Add’n of Sargramostim Improves Survival in Melanoma


The addition of sargramostim to ipilimumab improves survival when compared to ipilimumab alone for patients with metastatic melanoma. These results were recently published in the Journal of the American Medical Association (JAMA).

Melanoma is a type of skin cancer that typically begins in the form of a mole. Metastatic melanoma refers to melanoma that has spread from its site of origin to distant sites in the body. Typically, patients with metastatic melanoma do not have long-term survival. However, certain therapies that stimulate the body’s immune system to help fight the cancer have demonstrated the ability to provide long-term survival in some patients with this disease.

Ipilimumab is a type of immune-stimulating agent that has demonstrated a prolongation of survival among patients with metastatic melanoma. Sargramostim is an agent that stimulates the body to produce more immune cells, so researchers have been questioning the efficacy of placing these two agents together to provide treatment for melanoma.
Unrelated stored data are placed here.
__device__ __forceinline__ uint32_t xcd_block(uint32_t n_blocks) {
  const uint32_t b = blockIdx.x, phys = b & 7u, idx = b >> 3;
  const uint32_t eighth = (phys + blockIdx.y) & 7u;
  const uint32_t n_full = n_blocks >> 3, rem = n_blocks & 7u;
  if (idx >= n_full + (eighth < rem ? 1u : 0u)) return 0xFFFFFFFFu;
  return eighth * n_full + min(eighth, rem) + idx;
}
inline uint32_t grid_x8(uint32_t n_blocks) { return (n_blocks + 7u) & ~7u; }

enum QueryMode { kQueryOwnOrder = 0, kQueryAll = 1 };

constexpr int kListCap = 512;
constexpr int kQueueCap = 4;
constexpr int kWaveQueue = 128;
constexpr int kSeedNeighbours = 4;

constexpr uint32_t kPopQueuePosBits = 24;
constexpr uint32_t kPopQueueMaxRows = 1u << kPopQueuePosBits;
static_assert(kMinEdgeMaxRows + kOrderPadRows == kPopQueueMaxRows, "min-edge sweeps take the queue path only");
static_assert(kOrderPadRows == (size_t)32 * kPadTiles, "pad positions of the orders");

__device__ __forceinline__ void emit_edge(const EdgeSink& sink, bool have, uint32_t pos_q, uint32_t pos_r) {
  const uint64_t m = __builtin_amdgcn_ballot_w64(have);
// ... 144 lines not shown
        if (e0 + 64u * j < total) dst[e0 + 64u * j] = v[j];
    }
  } else if (lane < 32) {
    const float* x = coords + (size_t)frame * n_cols;
    for (uint32_t k0 = 0; k0 < n_cols; k0 += 4) {
      float v[4];
#pragma unroll
      for (uint32_t j = 0; j < 4; ++j) v[j] = (live && k0 + j < n_cols) ? x[k0 + j] : 0.0f;
#pragma unroll
      for (uint32_t j = 0; j < 4; ++j)
        if (k0 + j < n_cols) dst[(uint32_t)lane * n_cols + k0 + j] = v[j];
    }
  }
}

template <int NM, int NR, int TQ, int MODE = kSinkNone, bool SYM = false>
__global__ __launch_bounds__(256, 2) void pop_pruned_kernel(
    const float* __restrict__ coords, uint32_t n_rows, uint32_t n_cols,
    const uint4* __restrict__ img_r, const float* __restrict__ norms_r,
    const uint32_t* __restrict__ perm_r, const float4* __restrict__ box_r,
    const float* __restrict__ coords_r, uint32_t T,
    const uint4* __restrict__ img_q, const float* __restrict__ norms_q,
    const uint32_t* __restrict__ perm_q, const float4* __restrict__ box_q, uint32_t n_q, QSeg q_seg,
    const uint32_t* __restrict__ hdr, unsigned long long* __restrict__ chain_counter, Rad2 rad2,
    int n_rad, uint32_t* __restrict__ pops, EdgeSink sink, CompView CV, uint32_t* __restrict__ pops_pos = nullptr) {
  static_assert(!SYM || (MODE == kSinkNone && NR == 1), "the symmetric sweep is the plain one-radius sweep");
  extern __shared__ __attribute__((aligned(16))) float pop_dyn_lds[];
  if (hdr[1] != 0) return;
  const int lane = threadIdx.x & 63, h = lane >> 5, c = lane & 31;
  const int wib = threadIdx.x >> 6;
  const uint32_t wpb = blockDim.x >> 6;
  uint32_t* lists_all = reinterpret_cast<uint32_t*>(pop_dyn_lds);
  float* pop_qrows_all = pop_dyn_lds + (size_t)wpb * kListCap;
  const uint32_t TQT = (n_q + 31) / 32;
  const uint32_t blk_unit = xcd_block((seg_groups((TQT + TQ - 1) / TQ, q_seg) + wpb - 1) / wpb);
  if (blk_unit == 0xFFFFFFFFu) return;
  const uint32_t wave = seg_group(blk_unit * wpb + wib, q_seg);
  const uint32_t chunk = blockIdx.y, n_chunks = gridDim.y;
  const uint32_t qt0 = wave * TQ;
  if (qt0 >= TQT) return;
  const uint32_t my_comp = CV.tile_comp_q[qt0];
  const uint32_t comp_lo = CV.range_r[2 * my_comp], comp_hi = CV.range_r[2 * my_comp + 1];
  uint32_t* list = lists_all + (size_t)wib * kListCap;
  float* qrows = pop_qrows_all + (size_t)wib * (TQ * 32) * n_cols;
  uint32_t* queues = reinterpret_cast<uint32_t*>(pop_qrows_all + (size_t)wpb * (TQ * 32) * n_cols) +
                     (size_t)wib * TQ * kQueueCap * 64;
  const bool use_queue = CV.n_pos <= kPopQueueMaxRows;
  constexpr bool kWaveWide = (MODE == kSinkNone) && (NR == 1) && (TQ * 32 <= 256) && (TQ * kQueueCap * 64 >= kWaveQueue + TQ * 32);
  uint32_t* fix_tab = queues + kWaveQueue;
  uint32_t qn = 0;
  uint32_t qcount[TQ];
  uint32_t comp_q[TQ], rank_q[TQ];
  unsigned long long edge_key[TQ];
// ... 339 lines not shown
        if (chunk == 0) {
          const float dself = exact_d2(coords, n_cols, jq[qt], jq[qt]);
          v += 1u - ((dself < rad2.v[rr]) ? 1u : 0u);
        }
        if constexpr (SYM)
          atomicAdd(&pops_pos[(qt0 + (uint32_t)qt) * 32u + (uint32_t)c], v);
        else if (n_chunks == 1)
          pops[(size_t)rr * n_rows + jq[qt]] = v;
        else
          atomicAdd(&pops[(size_t)rr * n_rows + jq[qt]], v);
      }
    }
  }
}


#include "dc_mfma_shared.hpp"
#include "dc_mfma_msym.hpp"

__device__ __forceinline__ void lexi_update(bool cond, float& bd, uint32_t& bj, float d,
                                            uint32_t j, uint32_t n_rows) {
  const bool take = cond & ((d < bd) | ((d == bd) & (j < bj) & (bj <= n_rows)));
  bd = take ? d : bd;
  bj = take ? j : bj;
}

struct NnQ {
  float m_nn, m_hd;
  float bd_nn, bd_hd;
  uint32_t bj_nn, bj_hd;
// ... 341 lines not shown
    const short one = live ? (short)const_a_bits(sc.a) : (short)0;
    b[0][0] = one;
    b[0][1] = one;
  }
}
template <int NM>
__device__ __forceinline__ void load_tile_folded(const uint4* __restrict__ img, uint32_t t, int lane, s16x8 (&a)[NM]) {
  const uint4* ip = img + (size_t)t * (NM * 64) + lane;
#pragma unroll
  for (int m = 0; m < NM; ++m) {
    const uint4 v = ip[m * 64];
    a[m] = __builtin_bit_cast(s16x8, v);
  }
}

template <int NM, int TQ, bool COOP = false>
__global__ __launch_bounds__(COOP ? 512 : 256, COOP ? 1 : 2) void nn_pruned_kernel(
    const float* __restrict__ coords, uint32_t n_rows, uint32_t n_cols,
    const float* __restrict__ fe, const uint4* __restrict__ img_r,
    const float* __restrict__ norms_r, const uint32_t* __restrict__ perm_r,
    const float4* __restrict__ box_r, const float4* __restrict__ box_t,
    const float2* __restrict__ rho_r, const float2* __restrict__ rho_t,
    const float2* __restrict__ ferange_r,
    const float* __restrict__ fe_c, const float* __restrict__ coords_c,
    const uint32_t* __restrict__ invpos_r, uint32_t T,
    const uint4* __restrict__ img_q, const float* __restrict__ norms_q,
    const uint32_t* __restrict__ perm_q, const float4* __restrict__ box_q, uint32_t n_q, QSeg q_seg,
    int full_range, float cell2,
    const uint32_t* __restrict__ hdr, unsigned long long* __restrict__ chain_counter,
    unsigned long long* __restrict__ merge64, uint32_t* __restrict__ nn_idx,
    float* __restrict__ nn_d2, uint32_t* __restrict__ hd_idx, float* __restrict__ hd_d2, CompView CV) {
  extern __shared__ __attribute__((aligned(16))) float nn_dyn_lds[];
  if (hdr[1] != 0) return;
  const int lane = threadIdx.x & 63, h = lane >> 5, c = lane & 31;
  const int wib = threadIdx.x >> 6;
  const uint32_t wpb = blockDim.x >> 6;
  uint32_t* lists_all = reinterpret_cast<uint32_t*>(nn_dyn_lds);
  float* qrows_all = nn_dyn_lds + (size_t)wpb * kListCap;
  const uint32_t TQT = (n_q + 31) / 32;
  const uint32_t blk_unit = xcd_block(COOP ? seg_groups((TQT + TQ - 1) / TQ, q_seg) : (seg_groups((TQT + TQ - 1) / TQ, q_seg) + wpb - 1) / wpb);
  if (blk_unit == 0xFFFFFFFFu) return;
  const uint32_t wave = seg_group(COOP ? blk_unit : blk_unit * wpb + wib, q_seg);
  const uint32_t chunk = COOP ? blockIdx.y * wpb + (uint32_t)wib : blockIdx.y, n_chunks = COOP ? gridDim.y * wpb : gridDim.y;
  const uint32_t qt0 = wave * TQ;
  if (qt0 >= TQT) return;
  const uint32_t my_comp = CV.tile_comp_q[qt0];
  const uint32_t comp_lo = CV.range_r[2 * my_comp], comp_hi = CV.range_r[2 * my_comp + 1];
  const float comp_cell = __uint_as_float(CV.comp[kCompFine + 4 * min(my_comp, (uint32_t)kMaxComp - 1u) + 2]);
  uint32_t* list = lists_all + (size_t)wib * kListCap;
  uint32_t* coop_base = lists_all + (size_t)wpb * kListCap;
  float* qrows = COOP ? reinterpret_cast<float*>(coop_base + (size_t)wpb * 2 * kWaveQueue + 8 * TQ * 32)
                      : qrows_all + (size_t)wib * (TQ * 32) * n_cols;
  uint32_t* queues = COOP ? coop_base + (size_t)wib * 2 * kWaveQueue
                          : reinterpret_cast<uint32_t*>(qrows_all + (size_t)wpb * (TQ * 32) * n_cols) +
                                (size_t)wib * (TQ * kQueueCap * 64 + 2 * TQ * 32);
  static_assert(TQ * kQueueCap * 64 >= 2 * kWaveQueue + 4 * TQ * 32, "candidate list + incumbents fit the queue region");
  uint2* cand = reinterpret_cast<uint2*>(queues);
  unsigned long long* best64 = reinterpret_cast<unsigned long long*>(COOP ? coop_base + (size_t)wpb * 2 * kWaveQueue : queues + 2 * kWaveQueue);
// ... 70 lines not shown
        for (uint32_t j = 0; j < 8; ++j) v[j] = (e0 + nthr * j < total) ? src[e0 + nthr * j] : 0.0f;
#pragma unroll
        for (uint32_t j = 0; j < 8; ++j)
          if (e0 + nthr * j < total) qrows[e0 + nthr * j] = v[j];
      }
    } else {
#pragma unroll
      for (int qt = 0; qt < TQ; ++qt) {
        if (((uint32_t)qt % wpb) != (uint32_t)wib) continue;
        const uint32_t tile = qt0 + qt, tl = tile < TQT ? tile : TQT - 1;
        stage_query_rows(qrows + (size_t)qt * 32 * n_cols, full_range ? coords_c + (size_t)tl * 32 * n_cols : nullptr, coords,
                         jq[qt], (livemask[qt] >> lane) & 1, n_cols, lane);
      }
    }
    __syncthreads();
    if (blockIdx.y == 0) {
#pragma unroll
      for (int qt = 0; qt < TQ; ++qt) {
        const bool live = (livemask[qt] >> lane) & 1;
        float bd_nn = FLT_MAX, bd_hd = FLT_MAX;
        uint32_t bj_nn = n_rows + 1, bj_hd = n_rows + 1;
        if (live) {
          const float* qrow = qrows + (qt * 32 + c) * n_cols;
          for (int k = 1 + wib; k <= kSeedNeighbours; k += (int)wpb) {
            const long long p2 = (long long)q[qt].spos + (h ? -k : k);
            if (p2 >= 0 && p2 < (long long)CV.n_pos && perm_r[p2] != kInvalidFrame) {
              const float d2c = dist2_canon_rt(qrow, 1, coords_c + (size_t)p2 * n_cols, 1, (int)n_cols);
              const uint32_t j = perm_r[p2];
              lexi_update(true, bd_nn, bj_nn, d2c, j, n_rows);
              lexi_update(fe_c[p2] < q[qt].feq, bd_hd, bj_hd, d2c, j, n_rows);
            }
// ... 488 lines not shown
      jq[qt] = perm_q[(qt0 + qt) * 32 + c];
      const unsigned long long w_nn = best64[qt * 32 + c], w_hd = best64[TQ * 32 + qt * 32 + c];
      if (n_chunks == 1) {
        nn_idx[jq[qt]] = (uint32_t)w_nn;
        nn_d2[jq[qt]] = __uint_as_float((uint32_t)(w_nn >> 32));
        hd_idx[jq[qt]] = (uint32_t)w_hd;
        hd_d2[jq[qt]] = __uint_as_float((uint32_t)(w_hd >> 32));
      } else {
        atomicMin(&merge64[jq[qt]], w_nn);
        atomicMin(&merge64[(size_t)n_rows + jq[qt]], w_hd);
      }
    }
  }
}

#include "dc_mfma_nn_shared.hpp"

__global__ void nn_merge_fill_kernel(unsigned long long* __restrict__ merge64, uint32_t n_rows) {
  const uint32_t i = blockIdx.x * blockDim.x + threadIdx.x;
  if (i < 2 * n_rows) merge64[i] = ((unsigned long long)__float_as_uint(FLT_MAX) << 32) | (n_rows + 1);
}

__global__ void nn_merge_unpack_kernel(const unsigned long long* __restrict__ merge64,
                                       const uint32_t* __restrict__ perm_q, uint32_t n_q,
                                       uint32_t n_rows, uint32_t tq, QSeg q_seg,
                                       uint32_t* __restrict__ nn_idx, float* __restrict__ nn_d2,
                                       uint32_t* __restrict__ hd_idx, float* __restrict__ hd_d2) {
  const uint32_t p = blockIdx.x * blockDim.x + threadIdx.x;
  if (p >= n_q) return;
  if (!seg_owns(p / (32u * tq), q_seg)) return;
// ... 34 lines not shown
  return (waves + 3) / 4;
}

Researchers recently conducted a clinical trial evaluating 245 patients with metastatic melanoma that could not be removed by surgery. One group of patients was treated with ipilimumab only, while the other group was treated with ipilimumab plus sargramostim.
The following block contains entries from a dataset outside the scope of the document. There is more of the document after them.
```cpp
__device__ __forceinline__ void cube_bin_of2(const v3p &rd, uint32_t face_base0, int cube_bins, uint32_t *bin0, uint32_t *bin1)
{
    f2 a, b, m;
    int face[2];
#pragma unroll
    for (int h = 0; h < 2; h++) {
        const float x = h ? rd.x.y : rd.x.x, y = h ? rd.y.y : rd.y.x, z = h ? rd.z.y : rd.z.x;
        const float ax = fabsf(x), ay = fabsf(y), az = fabsf(z);
        int k;
        float mm, aa, bb, sgn;
        if (ax >= ay && ax >= az) { k = 0; mm = ax; sgn = x; aa = y; bb = z; }
        else if (ay >= az) { k = 1; mm = ay; sgn = y; aa = z; bb = x; }
        else { k = 2; mm = az; sgn = z; aa = x; bb = y; }
        face[h] = 2 * k + (sgn < 0.0f ? 1 : 0);
        if (h) { a.y = aa; b.y = bb; m.y = mm; } else { a.x = aa; b.x = bb; m.x = mm; }
    }
// ... 99 lines not shown
            sum += cnt[c];
            const bool past = w >= sum;
            first = past ? sum : first;
            cls = past ? c - 1 : cls;
        }
        if (cls < 0) return;
        const uint32_t at = w - first;
        const uint4 r4 = *reinterpret_cast<const uint4 *>(tf.order + ((size_t)group * ORDER_CLASSES + (uint32_t)cls) * tf.order_seg + at);
        rec.txy = r4.x; rec.beg = r4.y; rec.nA = r4.z; rec.nB = r4.w;
    }
    const int txA = (int)(rec.txy & 0xFFFFu), ty = (int)(rec.txy >> 16);
    const bool enB = txA + 1 < tf.tiles_x;
    const int xA = txA * BIN_TILE + (lane & 7), xB = xA + BIN_TILE, y = ty * BIN_TILE + (lane >> 3);
    const bool okY = y >= f.y0 && y < f.y1;
    const bool okA = okY && xA < W, okB = enB && okY && xB < W;
    const unsigned long long okmA = wballot(okA), okmB = wballot(okB);
    const unsigned nokA = (unsigned)__popcll(okmA), nokB = (unsigned)__popcll(okmB);
#ifdef MIRT_TR_TIMING
    const long long tm0 = __builtin_amdgcn_s_memtime();
    long long tm_last = tm0, tm_seg[10] = { 0, 0, 0, 0, 0, 0, 0, 0, 0, 0 };
#define TM_SEG(i) { const long long now_ = __builtin_amdgcn_s_memtime(); tm_seg[i] += now_ - tm_last; tm_last = now_; }
#else
#define TM_SEG(i)
#endif
    const bool brute = npairs > tf.pair_cap;
    const bool brute_l = nlpairs > tf.light_pair_cap;
    const v3 cam = ld3(f.cam);
    const int rs = AA ? f.aa : 1;

    const uint32_t begA = rec.beg, begB = rec.beg + rec.nA;
    const uint32_t nall = brute ? min(nsel, (uint32_t)f.n) : 0u;
    const uint32_t nA = brute ? nall : rec.nA, nB = brute ? (enB ? nall : 0u) : rec.nB;
    const float4 *geo4 = reinterpret_cast<const float4 *>(tf.geo);
    const bool lazy = (flags & TRF_LAZY_GEO) != 0u;
    const bool list_end = (flags & TRF_LIST_END) != 0u && !brute;
    TM_SEG(0)

    float bdA = FLT_MAX, bdB = FLT_MAX;
    int biA = -1, biB = -1;
    v3 posA = V3(0.0f, 0.0f, 0.0f), posB = posA;
    v3p avg = splat3(V3(0.0f, 0.0f, 0.0f));
    unsigned ntests = 0, ncand = 0, nsteps_p = 0, nsteps_s = 0, ndrains = 0;
    unsigned ncand_l = 0;
    int qn = 0;
    const float hw = (float)W / 2.0f, hh = (float)H / 2.0f;

    f2 y1 = splat2(aa_start(y, rs));
    for (int z = 0; z < rs; z++) {
        f2 x1 = { aa_start(xA, rs), aa_start(xB, rs) };
        for (int z2 = 0; z2 < rs; z2++) {
            const v3p d = V3P(x1 - splat2(hw), y1 - splat2(hh), splat2(f.focal));
            const v3p nd = neg3p(mat3_mul_vecp(f.rot, d));

            s.best[lane] = MIN_T_NONE; s.best[lane + 64] = MIN_T_NONE;
            s.flag[lane] = 0; s.flag[lane + 64] = 0;
            float lbA = okA ? FLT_MAX : -__builtin_huge_valf(), lbB = okB ? FLT_MAX : -__builtin_huge_valf();
            float tbA = FLT_MAX, tbB = FLT_MAX;
            uint32_t liveA = nA, liveB = nB;
            for (uint32_t base = 0; base < max(liveA, liveB); base += TR_STAGE) {
                const int cntA = (int)min((uint32_t)TR_STAGE, liveA > base ? liveA - base : 0u);
                const int cntB = (int)min((uint32_t)TR_STAGE, liveB > base ? liveB - base : 0u);
                if (STATS) ncand += nokA * (unsigned)cntA + nokB * (unsigned)cntB;
                wave_lds_fence();
                float my_near = 0.0f;
                const int sh = lane >> 4, sj = lane & 15;
                const bool stage = lane < 32 && sj < (sh ? cntB : cntA);
                if (stage) {
                    const uint32_t idx = brute ? tf.sel[base + (uint32_t)sj] : tf.cam_entries[(sh ? begB : begA) + base + (uint32_t)sj];
                    const float4 *src = reinterpret_cast<const float4 *>(f.cam_tab + idx);
                    const float4 a0 = src[0], a1 = src[1], a2 = src[2];
                    if (!lazy) {
                        const float4 *gsrc = geo4 + (size_t)idx * 3;
                        float4 *gdst = s.geo + lane * 3;
                        gdst[0] = gsrc[0]; gdst[1] = gsrc[1]; gdst[2] = gsrc[2];
                    }
                    float *dst = reinterpret_cast<float *>(s.rows) + sj * 24 + sh;
                    dst[0] = a0.x; dst[2] = a0.y; dst[4] = a0.z; dst[6] = a0.w;
                    dst[8] = a1.x; dst[10] = a1.y; dst[12] = a1.z; dst[14] = a1.w;
                    dst[16] = a2.x; dst[18] = a2.y; dst[20] = a2.z; dst[22] = __uint_as_float(idx);
                    my_near = a1.w;
                } else if (lane < 32) {
                    reinterpret_cast<float *>(s.rows)[sj * 24 + sh + 14] = __builtin_huge_valf();
                }
                wave_lds_fence();
                TM_SEG(1)
                uint32_t pmA = (uint32_t)wballot(stage && sh == 0 && !(my_near > tbA)) & 0xFFFFu;
                uint32_t pmB = (uint32_t)(wballot(stage && sh == 1 && !(my_near > tbB)) >> 16) & 0xFFFFu;
                uint32_t pm = pmA | pmB;
                while (pm) {
                    const int j = __builtin_ctz(pm);
                    pm &= pm - 1u;
                    if (STATS) nsteps_p++;
                    const float4 *R = s.rows + 6 * j;
                    const float4 R0 = R[0], R1 = R[1], R2 = R[2], R3 = R[3], R4 = R[4], R5 = R[5];
                    TestDots2 td;
                    td.den = (f2){ R0.x, R0.y } * nd.x + (f2){ R0.z, R0.w } * nd.y + (f2){ R1.x, R1.y } * nd.z;
                    td.pu = (f2){ R2.x, R2.y } * nd.x + (f2){ R2.z, R2.w } * nd.y + (f2){ R3.x, R3.y } * nd.z;
                    td.qv = (f2){ R4.x, R4.y } * nd.x + (f2){ R4.z, R4.w } * nd.y + (f2){ R5.x, R5.y } * nd.z;
                    const f2 fm = maybe_hit2_margin(td);
                    const unsigned long long nearA = wballot(!(R3.z > lbA)), nearB = wballot(!(R3.w > lbB));
                    const unsigned long long filtA = wballot(fm.x >= MAYBE_HIT_THRESHOLD), filtB = wballot(fm.y >= MAYBE_HIT_THRESHOLD);
                    const unsigned long long mA = nearA & filtA, mB = nearB & filtB;
                    const bool passA0 = (mA >> lane) & 1ull, passB = (mB >> lane) & 1ull;
                    if (STATS) ntests += (unsigned)__popcll(nearA) + (unsigned)__popcll(nearB);
                    if (mA | mB) {
                        int cA = __popcll(mA);
                        const int cB = __popcll(mB);
                        bool passA = passA0;
                        if (qn + cA + cB > TR_QUEUE) {
                            TM_SEG(2)
                            if (qn) { tr_drain<false>(s, lane, qn, geo4, cam, nullptr, lazy); qn = 0; if (STATS) ndrains++; }
                            if (cA + cB > TR_QUEUE) {
                                if (passA) {
                                    const int at = wave_rank(mA);
                                    s.q[at] = make_float4(td.den.x, td.pu.x, td.qv.x, R1.z);
                                    s.qa[at] = make_uint2((uint32_t)lane | ((uint32_t)j << 8), __float_as_uint(R5.z));
                                }
                                tr_drain<false>(s, lane, cA, geo4, cam, nullptr, lazy); if (STATS) ndrains++;
                                passA = false; cA = 0;
                            }
                            TM_SEG(3)
                        }
                        if (passA) {
                            const int at = qn + wave_rank(mA);
                            s.q[at] = make_float4(td.den.x, td.pu.x, td.qv.x, R1.z);
                            s.qa[at] = make_uint2((uint32_t)lane | ((uint32_t)j << 8), __float_as_uint(R5.z));
                        }
                        if (passB) {
                            const int at = qn + cA + wave_rank(mB);
                            s.q[at] = make_float4(td.den.y, td.pu.y, td.qv.y, R1.w);
                            s.qa[at] = make_uint2(((uint32_t)lane + 64u) | ((uint32_t)(16 + j) << 8), __float_as_uint(R5.w));
                        }
                        qn += cA + cB;
                        if (qn >= TR_DRAIN) {
                            TM_SEG(2)
                            do { tr_drain_full<false>(s, lane, qn, geo4, cam, nullptr, lazy); if (STATS) ndrains++; } while (qn >= TR_DRAIN);
                            TM_SEG(3)
                            lbA = okA ? min_t_dist(s.best[lane]) : lbA; lbB = okB ? min_t_dist(s.best[lane + 64]) : lbB;
                            tbA = wave_max_f(lbA); tbB = wave_max_f(lbB);
                            pmA &= (uint32_t)wballot(stage && sh == 0 && !(my_near > tbA));
                            pmB &= (uint32_t)(wballot(stage && sh == 1 && !(my_near > tbB)) >> 16);
                            pm &= pmA | pmB;
                        }
                    }
                }
                TM_SEG(2)
                const bool more = base + TR_STAGE < max(liveA, liveB);
                if (qn) {
                    tr_drain<false>(s, lane, qn, geo4, cam, nullptr, lazy); qn = 0; if (STATS) ndrains++;
                    if (more) {
                        lbA = okA ? min_t_dist(s.best[lane]) : lbA; lbB = okB ? min_t_dist(s.best[lane + 64]) : lbB;
                        tbA = wave_max_f(lbA); tbB = wave_max_f(lbB);
                    }
                }
                if (more && list_end) {
                    const bool later = stage && bin_shell_of(my_near, tf.shell_d0, tf.shell_iw, tf.cam_shells) >
                                                bin_shell_of(sh ? tbB : tbA, tf.shell_d0, tf.shell_iw, tf.cam_shells);
                    const uint32_t lm = (uint32_t)wballot(later);
                    if (lm & 0xFFFFu) liveA = min(liveA, base + (uint32_t)TR_STAGE);
                    if (lm >> 16) liveB = min(liveB, base + (uint32_t)TR_STAGE);
                }
                TM_SEG(3)
            }
            const unsigned long long keyA = s.best[lane], keyB = s.best[lane + 64];
            const bool anyA = s.flag[lane] != 0, anyB = s.flag[lane + 64] != 0;
            if constexpr (AA) {
                if (anyA && bdA >= min_t_dist(keyA)) {
                    bdA = min_t_dist(keyA); biA = min_t_index(keyA);
                    posA = V3(s.px[lane], s.py[lane], s.pz[lane]);
                }
                if (anyB && bdB >= min_t_dist(keyB)) {
                    bdB = min_t_dist(keyB); biB = min_t_index(keyB);
                    posB = V3(s.px[lane + 64], s.py[lane + 64], s.pz[lane + 64]);
                }
            } else {
                const v3 hpA = V3(s.px[lane], s.py[lane], s.pz[lane]);
                const v3 hpB = V3(s.px[lane + 64], s.py[lane + 64], s.pz[lane + 64]);
                const bool takeA = anyA && bdA >= min_t_dist(keyA), takeB = anyB && bdB >= min_t_dist(keyB);
                bdA = takeA ? min_t_dist(keyA) : bdA; biA = takeA ? min_t_index(keyA) : biA;
                posA = V3(takeA ? hpA.x : posA.x, takeA ? hpA.y : posA.y, takeA ? hpA.z : posA.z);
                bdB = takeB ? min_t_dist(keyB) : bdB; biB = takeB ? min_t_index(keyB) : biB;
                posB = V3(takeB ? hpB.x : posB.x, takeB ? hpB.y : posB.y, takeB ? hpB.z : posB.z);
// ... 214 lines not shown
```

Median overall survival was 17.5 months for patients treated with ipilimumab plus sargraomstim, compared with only 12.7 months for those treated with ipilimumab only.
At 1 year, nearly 69% of patients treated with ipilimumab/sargramostim were alive, compared with only approximately 53% of patients treated with ipilimumab only.
There were no differences in the time to cancer progression between the two groups of patients.
The researchers concluded that the addition of sargramostim to ipilimumab improves survival, but not progression-free survival, compared with ipilimumab only in patients with metastatic melanoma. The authors stated that “these findings require confirmation in larger studies with longer follow-up.”

Reference: Hodi F, Lee S, McDermott D, et al. Ipilimumab plus sargramostim vs ipilimumab alone for treatment of metastatic melanoma. A randomized clinical trial. JAMA. 2014;312 (17):1744-1753.